Preciado, P. (2020). Aprendiendo del virus. El País [28 de marzo] Recuperado de: https://elpais.com/elpais/2020/03/27/opinion/1585316952_026489.html

Robin, C. (2009). El miedo. Historia de una idea política. México: Fondo de Cultura Económica.

Shklar, J. (2018). El liberalismo político del miedo. Barcelona, España: Ediciones Herder.

Weil, S. (2007). Escritos históricos y políticos. Madrid, Trotta.
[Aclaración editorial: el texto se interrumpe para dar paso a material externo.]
@@ -329,6 +339,15 @@
                                        c_vp, c_vp]),
     "pgnn_relu_mask_mul": (c_i32, [c_vp, c_vp, c_i64, c_vp]),
     "pgnn_merge_rows": (c_i32, [ctypes.POINTER(MergeJob), c_i32, c_vp]),
+    "pgnn_merge_frames_dyn": (c_i32, [ctypes.POINTER(FrameArrays),
+                                      ctypes.POINTER(FrameArrays),
+                                      ctypes.POINTER(FrameArrays), c_i32,
+                                      c_i32, c_i64, c_vp]),
+    "pgnn_kernel_occupancy": (c_i32, [ctypes.c_char_p, c_i64,
+                                      ctypes.POINTER(c_i32),
+                                      ctypes.POINTER(c_i32),
+                                      ctypes.POINTER(c_i32),
+                                      ctypes.POINTER(c_i64)]),
     "pgnn_scatter_max_bwd_f32": (c_i32, [c_vp, c_i64, c_vp, c_i64, c_i32,
                                          c_i32, c_vp, c_i64, c_vp, c_i64, c_vp,
                                          c_vp, c_i64, c_i32, c_vp]),
@@ -527,5 +546,15 @@
     return getattr(t, "_pgnn_count", None) if t is not None else None
 
 
+def kernel_occupancy(kernel, lds_bytes=-1):
+    v, sc, wg = c_i32(0), c_i32(0), c_i32(0)
+    used = c_i64(0)
+    check(load().pgnn_kernel_occupancy(
+        kernel.encode(), int(lds_bytes), ctypes.byref(v), ctypes.byref(sc),
+        ctypes.byref(wg), ctypes.byref(used)), "pgnn_kernel_occupancy")
+    return {"vgprs": v.value, "scratch_bytes": sc.value,
+            "workgroups_per_cu": wg.value, "lds_bytes": used.value}
+
+
 def set_tunable(key, value):
     check(load().pgnn_set_tunable(key.encode(), int(value)), "pgnn_set_tunable")
diff --git a/point-gnn_amd/csrc/gnn.hip b/point-gnn_amd/csrc/gnn.hip
--- a/point-gnn_amd/csrc/gnn.hip
+++ b/point-gnn_amd/csrc/gnn.hip
@@ -1,3 +1,5 @@
+#include <atomic>
+
 #include "mlp_engine.h"
 #include "edge_ws.h"
 #include "edge_ws_split.h"
@@ -183,8 +185,9 @@
 __device__ __forceinline__ void consume_rows16(const float *__restrict__ stage,
                                                int ld, int64_t row0,
                                                int rows_valid, int col0,
-                                               int ncols, const RowsArgs &ra) {
-  const int r = threadIdx.x >> 5, c0 = threadIdx.x & 31;
+                                               int ncols, const RowsArgs &ra,
+                                               int tid = (int)threadIdx.x) {
+  const int r = tid >> 5, c0 = tid & 31;
   const int64_t row = row0 + (r < rows_valid ? r : rows_valid - 1);
   float add[kRowSteps];
   if (ra.res) {
@@ -245,8 +248,9 @@
 __device__ __forceinline__ void load_rows16(const float *__restrict__ x,
                                             int64_t ldx, int nx, float *tile,
                                             int ld0, int kc, int64_t row0,
-                                            int rows_valid) {
-  const int r = threadIdx.x >> 5, c0 = threadIdx.x & 31;
+                                            int rows_valid,
+                                            int tid = (int)threadIdx.x) {
+  const int r = tid >> 5, c0 = tid & 31;
   const float *__restrict__ xr =
       x + (row0 + (r < rows_valid ? r : rows_valid - 1)) * ldx;
   for (int cb = 0; cb < kc; cb += 32 * kRowSteps) {
@@ -800,6 +804,8 @@
 }
 
 constexpr int kRowsWaves = 8;
+constexpr int kRowsWavesPerSimd2 = 2 * kRowsWaves / 4;
+constexpr int kRowsPf2 = PGNN_PF1 < 3 ? PGNN_PF1 : 3;
 
 template <bool TAPS>
 __global__ __launch_bounds__(64 * kRowsWaves) void rows_mlp_kernel(
@@ -1645,12 +1651,14 @@
   int ld_tile, ld_scratch;
 };
 
+template <int PF>
 __device__ __forceinline__ void pre_edge_tail(const ChainDev &off,
                                               const LayerDev &pl,
                                               const PreEdgeArgs &a, float *tile,
                                               float *scratch, float *stage,
                                               int64_t row0, int rows_valid,
-                                              int wave, int lane, KrowPre &pre) {
+                                              int wave, int lane,
+                                              KrowPreT<PF> &pre, int tid) {
   const float *delta = nullptr;
   int ld_delta = 0;
   for (int li = 0; li < off.n; ++li) {
@@ -1663,7 +1671,7 @@
     ld_delta = lds_ld(16 * L.nt);
   }
   {
-    const int r = threadIdx.x >> 5, c0 = threadIdx.x & 31;
+    const int r = tid >> 5, c0 = tid & 31;
     const int ldq = (int)a.ld_pq;
     const int64_t row = row0 + (r < rows_valid ? r : rows_valid - 1);
     float x0 = a.xyz[row * 3], x1 = a.xyz[row * 3 + 1], x2 = a.xyz[row * 3 + 2];
@@ -1694,11 +1702,11 @@
   RowsArgs ra = {};
   ra.y = a.P;
   ra.ldy = a.ld_pq;
-  consume_rows16(stage, ld_st, row0, rows_valid, 0, 16 * pl.nt, ra);
+  consume_rows16(stage, ld_st, row0, rows_valid, 0, 16 * pl.nt, ra, tid);
 }
 
 template <bool STRIDE>
-__global__ __launch_bounds__(64 * kRowsWaves) void vertex_pre_edge_kernel(
+__global__ __launch_bounds__(64 * kRowsWaves, STRIDE ? kRowsWavesPerSimd2 : 1) void vertex_pre_edge_kernel(
     ChainDev off, LayerDev pl, PreEdgeArgs a) {
   constexpr int ROWS = 16;
   extern __shared__ __attribute__((aligned(16))) char smem[];
@@ -1715,14 +1723,15 @@
   for (int64_t row0 = (int64_t)blockIdx.x * ROWS; row0 < n_rows;
        row0 += STRIDE ? (int64_t)gridDim.x * ROWS : n_rows) {
     const int lane = opaque_lane(lane_id);
+    const int tid = STRIDE ? opaque_lane(threadIdx.x) : (int)threadIdx.x;
   const int rows_valid =
       (int)((n_rows - row0 < ROWS) ? (n_rows - row0) : ROWS);
   const int kc = 16 * pl.kq;
-  KrowPre pre;
+  KrowPreT<STRIDE ? kRowsPf2 : PGNN_PF1> pre;
   krow_prefetch(off.n > 0 ? off.l[0] : pl, 0, wave, lane, pre);
   {
     static_assert(64 * kRowsWaves == 32 * ROWS, "one 32-thread group per row");
-    const int r = threadIdx.x >> 5, c0 = threadIdx.x & 31;
+    const int r = tid >> 5, c0 = tid & 31;
     const int64_t rowc = row0 + (r < rows_valid ? r : rows_valid - 1);
     const float *__restrict__ hr = a.h + rowc * a.ld_h;
     const float *__restrict__ xr = a.xyz + rowc * 3;
@@ -1746,12 +1755,12 @@
     }
   }
   if (a.agg) {
-    for (int idx = threadIdx.x; idx < rows_valid * (int)a.ld_agg; idx += 64 * kRowsWaves)
+    for (int idx = tid; idx < rows_valid * (int)a.ld_agg; idx += 64 * kRowsWaves)
       a.agg[row0 * a.ld_agg + idx] = kFloatLowest;
   }
   __syncthreads();
   pre_edge_tail(off, pl, a, tile, scratch, stage, row0, rows_valid, wave, lane,
-                pre);
+                pre, tid);
   if (STRIDE) __syncthreads();
   }
 }
@@ -1769,9 +1778,11 @@
   long long *ts;
 };
 
+template <int PF>
 __device__ __forceinline__ void front_chain(const ChainDev &front, float *tile,
                                             float *stage, int ld_stage,
-                                            int wave, int lane, KrowPre &pre,
+                                            int wave, int lane,
+                                            KrowPreT<PF> &pre,
                                             const LayerDev after,
                                             long long *tsw, int &n_stamp) {
   for (int li = 0; li + 1 < front.n; ++li) {
@@ -1790,7 +1801,7 @@
 }
 
 template <bool STRIDE>
-__global__ __launch_bounds__(64 * kRowsWaves) void vertex_update_pre_edge_kernel(
+__global__ __launch_bounds__(64 * kRowsWaves, STRIDE ? kRowsWavesPerSimd2 : 1) void vertex_update_pre_edge_kernel(
     ChainDev front, FrontArgs f, ChainDev off, LayerDev pl, PreEdgeArgs a) {
   constexpr int ROWS = 16;
   static_assert(64 * kRowsWaves == 32 * ROWS, "one 32-thread group per row");
@@ -1823,14 +1834,15 @@
   for (int64_t row0 = (int64_t)blockIdx.x * ROWS; row0 < n_rows;
        row0 += STRIDE ? (int64_t)gridDim.x * ROWS : n_rows) {
     const int lane = opaque_lane(lane_id);
+    const int tid = STRIDE ? opaque_lane(threadIdx.x) : (int)threadIdx.x;
     const int rows_valid =
         (int)((n_rows - row0 < ROWS) ? (n_rows - row0) : ROWS);
     stamp();
-    KrowPre pre;
+    KrowPreT<STRIDE ? kRowsPf2 : PGNN_PF1> pre;
     krow_prefetch(front.l[0], 0, wave, lane, pre);
-    load_rows16(f.x, f.ldx, f.nx, tile, lds_ld(kc0), kc0, row0, rows_valid);
+    load_rows16(f.x, f.ldx, f.nx, tile, lds_ld(kc0), kc0, row0, rows_valid, tid);
     if (a.agg) {
-      for (int idx = threadIdx.x; idx < rows_valid * (int)a.ld_agg;
+      for (int idx = tid; idx < rows_valid * (int)a.ld_agg;
            idx += 64 * kRowsWaves)
         a.agg[row0 * a.ld_agg + idx] = kFloatLowest;
     }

Zizek, S. (2005). Bienvenidos al desierto de lo real. Madrid, España: Ediciones Akal.

 

Notas

Notas
1 Las sociedades retrotópicas serían aquellas que ante el espanto de lo que se adviene en el futuro —aun cuando todo ello pudiera ser imaginario—, se construyen la posibilidad del retorno en busca de un punto seguro de la historia. La nostalgia del pasado ficcional en busca de sociedades seguras pudiera entrañar el peligro de la renuncia del derecho ciudadano frente a la figura pública —patrimonial, tradicional o carismática— que se erige en probables formas de neofascismo. Si bien es una afirmación provocadora, no deja de ser posible en el horizonte de la historia contemporánea donde la extrema derecha política adquiere y se adhiere a discursos populistas.
2Quizás resulte atrevido suponer que la idea habermasiana de los actos comunicativos de consenso, expresión de la capacidad simétrica del lenguaje, parte de un principio difícil de sostener en ese ejercicio del pensamiento negativo que se ha colocado como premisa en este ensayo. Quizás la razón misma no sea sino expresión del miedo profundo que provoca la naturaleza inestable del universo que se expande, se contrae, se sustrae violentamente a la mirada curiosa de quien quiere poner amarres legales a sus movimientos.